CHAIR: Just on that, you clearly see the labelling of palm oil as, using your words, 'demonising' palm oil?

Mr Raworth : Potentially it is there, because the education will not be there to give a balanced viewpoint.

CHAIR: With the legislation as it currently stands, which does not distinguish between sustainable and non-sustainable palm oil, both would be equally—again using your words—'demonised' by the labelling.

Mr Raworth : Potentially, yes.

Mr Talbot : I would go one step further here and say that the legislation, I think, will actually take the sustainability agenda backwards rather than move it forwards, because there is no consumer benefit or imperative.

Ms OWENS: I have one more question, but you are probably not the right people to ask. Palm oil is planted after the logging, so it is the logging that clears the rainforest. If it is not palm oil, what else would it be? Would it be bananas?

Mr Talbot : In a previous life, I had the fortune to work in the forestry industry for Australia's largest forestry and paper company and I have seen firsthand, from a forestry perspective and also as a food manufacturer, based on my last trip to Malaysia, a lot of the acacia plantations, which are of low benefit to the community, being replaced by farm plotted palm oil, which is a much better cash crop. It is a much better sustainability crop in terms of putting income back into local communities than broadacre plantations. The green palm certificates ensure that there is no more clearing of any more rainforests at all and, as I have said, it is the plantations of anything that are being cleared back for palm oil.

Ms OWENS: It is always easy for a country which has already cleared its forests to plant its sugar to criticise another country for doing what we did a few years ago. If the clearing does stop, do countries like Malaysia and Indonesia still have the capacity to grow through efficiencies and replacement of other crops? Is that what you are saying? The capacity to supply the world and to continue to grow is still there?

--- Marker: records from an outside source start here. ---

int glmmr_mcml_dbg_theta_log(glmmr_mcml_ctx* ctx, int enable, double* out, int cap_rows, int* nrows);
int glmmr_mcml_dbg_emulate_world(glmmr_mcml_ctx* ctx, int world, int mode);
int glmmr_mcml_dbg_leaf_profile(glmmr_mcml_ctx* ctx, unsigned long long* out10);
int glmmr_mcml_dbg_la_probe(glmmr_mcml_ctx* ctx, const double* start, int nstart, int kind, const double* v,
                            double var_par, const double* par, int npar, double* out, double* v_out,
                            double* beta_out, double* sigma_out);
int glmmr_mcml_dbg_dgemm(int M, int N, int K, const double* A, int lda, const double* B, int ldb,
                         int b_nmajor, double alpha, double beta, double* C, int ldc,
                         int lower_only, int force_tile );
int glmmr_mcml_dbg_dgemm_at(int M, int N, int K, const double* A, int lda, const double* B, int ldb, double alpha,
                            double beta, double* C, int ldc, int force_tile);
int glmmr_mcml_dbg_chol(glmmr_mcml_ctx* ctx, int n, double* A, int lda, int m, const double* B, int ldb, double* Xfwd,
                        double* Ytrans, double* Zpotrs, double* Linv);
int glmmr_mcml_dbg_mvn_workspace(glmmr_mcml_ctx* ctx, int cand, double* L, int ldl, double* X, int ldx, int* dims);
int glmmr_mcml_dbg_log_prob_grad(glmmr_mcml_ctx* ctx, const double* beta, double var_par, const double* V,
                                 int ncols, double* lp, double* G);
int glmmr_mcml_dbg_normals(uint64_t seed, uint32_t chain, uint32_t prop, uint32_t tag, int n, double* out);
int glmmr_mcml_dbg_minstd(uint32_t seed, int n, double* out);
typedef double (*glmmr_mcml_objective)(const double* x, int n, void* user);
int glmmr_mcml_dbg_bobyqa(glmmr_mcml_objective f, void* user, int n, const double* x0, const double* lower,
                          const double* upper, double rhobeg, double rhoend, int maxfun, double* x_out,
                          double* f_out, int* nfev_out);
int glmmr_mcml_dbg_bobyqa_npt(glmmr_mcml_objective f, void* user, int n, const double* x0, const double* lower,
                              const double* upper, double rhobeg, double rhoend, int maxfun, int npt, double* x_out,
                              double* f_out, int* nfev_out);
int glmmr_mcml_dbg_bobyqa_batch(glmmr_mcml_objective f, void* user, int n, const double* x0, const double* lower,
                                const double* upper, double rhobeg, double rhoend, int maxfun, int width,
                                double* x_out, double* f_out, int* nfev_out, int* rounds_out);
typedef int (*glmmr_mcml_batch_objective)(const double* X, int n, int k, double* F, void* user);
int glmmr_mcml_dbg_bobyqa_rounds(glmmr_mcml_batch_objective fb, void* user, int n, const double* x0, const double* lower,
                                 const double* upper, double rhobeg, double rhoend, int maxfun, int width,
                                 double* x_out, double* f_out, int* nfev_out, int* rounds_out);
typedef int (*glmmr_mcml_parts_objective)(const double* X, int n, int k, double* logdet, double* sumsq, int* status,
                                          void* user);
int glmmr_mcml_dbg_theta_scale_rounds(glmmr_mcml_parts_objective fb, void* user, int n, const int* exps, int dim, int m,
                                      int grouped, const double* x0, const double* lower, const double* upper,
                                      double rhobeg, double rhoend, int maxfun, int width, double* x_out, double* f_out,
                                      int* nfev_out, int* rounds_out, long long* factorised_out);
int glmmr_mcml_dbg_theta_round(glmmr_mcml_ctx* ctx, const double* thetas, int k, double* out);
int glmmr_mcml_dbg_copy_roundtrip(const double* in, long long ld_in, double* out, long long ld_out, long long rows, long long cols);
int glmmr_mcml_dbg_fd_hessian(glmmr_mcml_objective f, void* user, int n, const double* x, double ndeps,
                              int usebounds, const double* lower, const double* upper, double* H);
int glmmr_mcml_dbg_dgemm_bench(int M, int N, int K, int b_nmajor, int iters, int force_tile,
                               double* ms_per_launch);
int glmmr_mcml_dbg_dgemm_bench2(int M, int N, int K, int b_nmajor, int iters, int force_tile, int lower_only,
                                double beta, double* ms_per_launch);
int glmmr_mcml_dbg_dgemm_band(int M, int N, int K, const double* A, int lda, const double* B, int ldb, double* C,
                              int ldc, int* tiles_executed);
int glmmr_mcml_dbg_band_clocks(int M, int N, int iters, int mode, double* out3);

Mr Talbot : Absolutely. As I have said, by having sustainable palm, you are underwriting a limited base price and anything above the base price, the premium pay, goes back into that local community for better agricultural practices, better scientific education, medical et cetera. It is very similar to fair trade and where fair trade has moved in the cocoa situation.

Mr Raworth : One of the alternative crops that most farmers consider for cost and efficiency of growing would be rubber. I suspect that, if farmers no longer grow palm oil, they will grow rubber at this stage.

Mr Piper : And companies have moved in relation to cocoa without any legislation. They have recognised that consumers want change. They are putting significant amounts of dollars into African countries to assist there to improve the conditions. That is not going to happen overnight, but it will happen. They have also recognised that they have no choice but to do that. Some companies now have determined—I think Kraft by 2020—that all of their products are going to have fair trade cocoa as part of their make-up. The movement is there and they are moving as quickly as they can in cocoa, and the same thing is happening in relation to palm oil.

CHAIR: Thank you for your contribution here today. We really appreciate it and your expertise that you have brought to this committee hearing. Hansard will be sending a transcript to you. If there are any errors or omissions, please get back to us with those as quickly as you can. Once again, thank you for your contribution.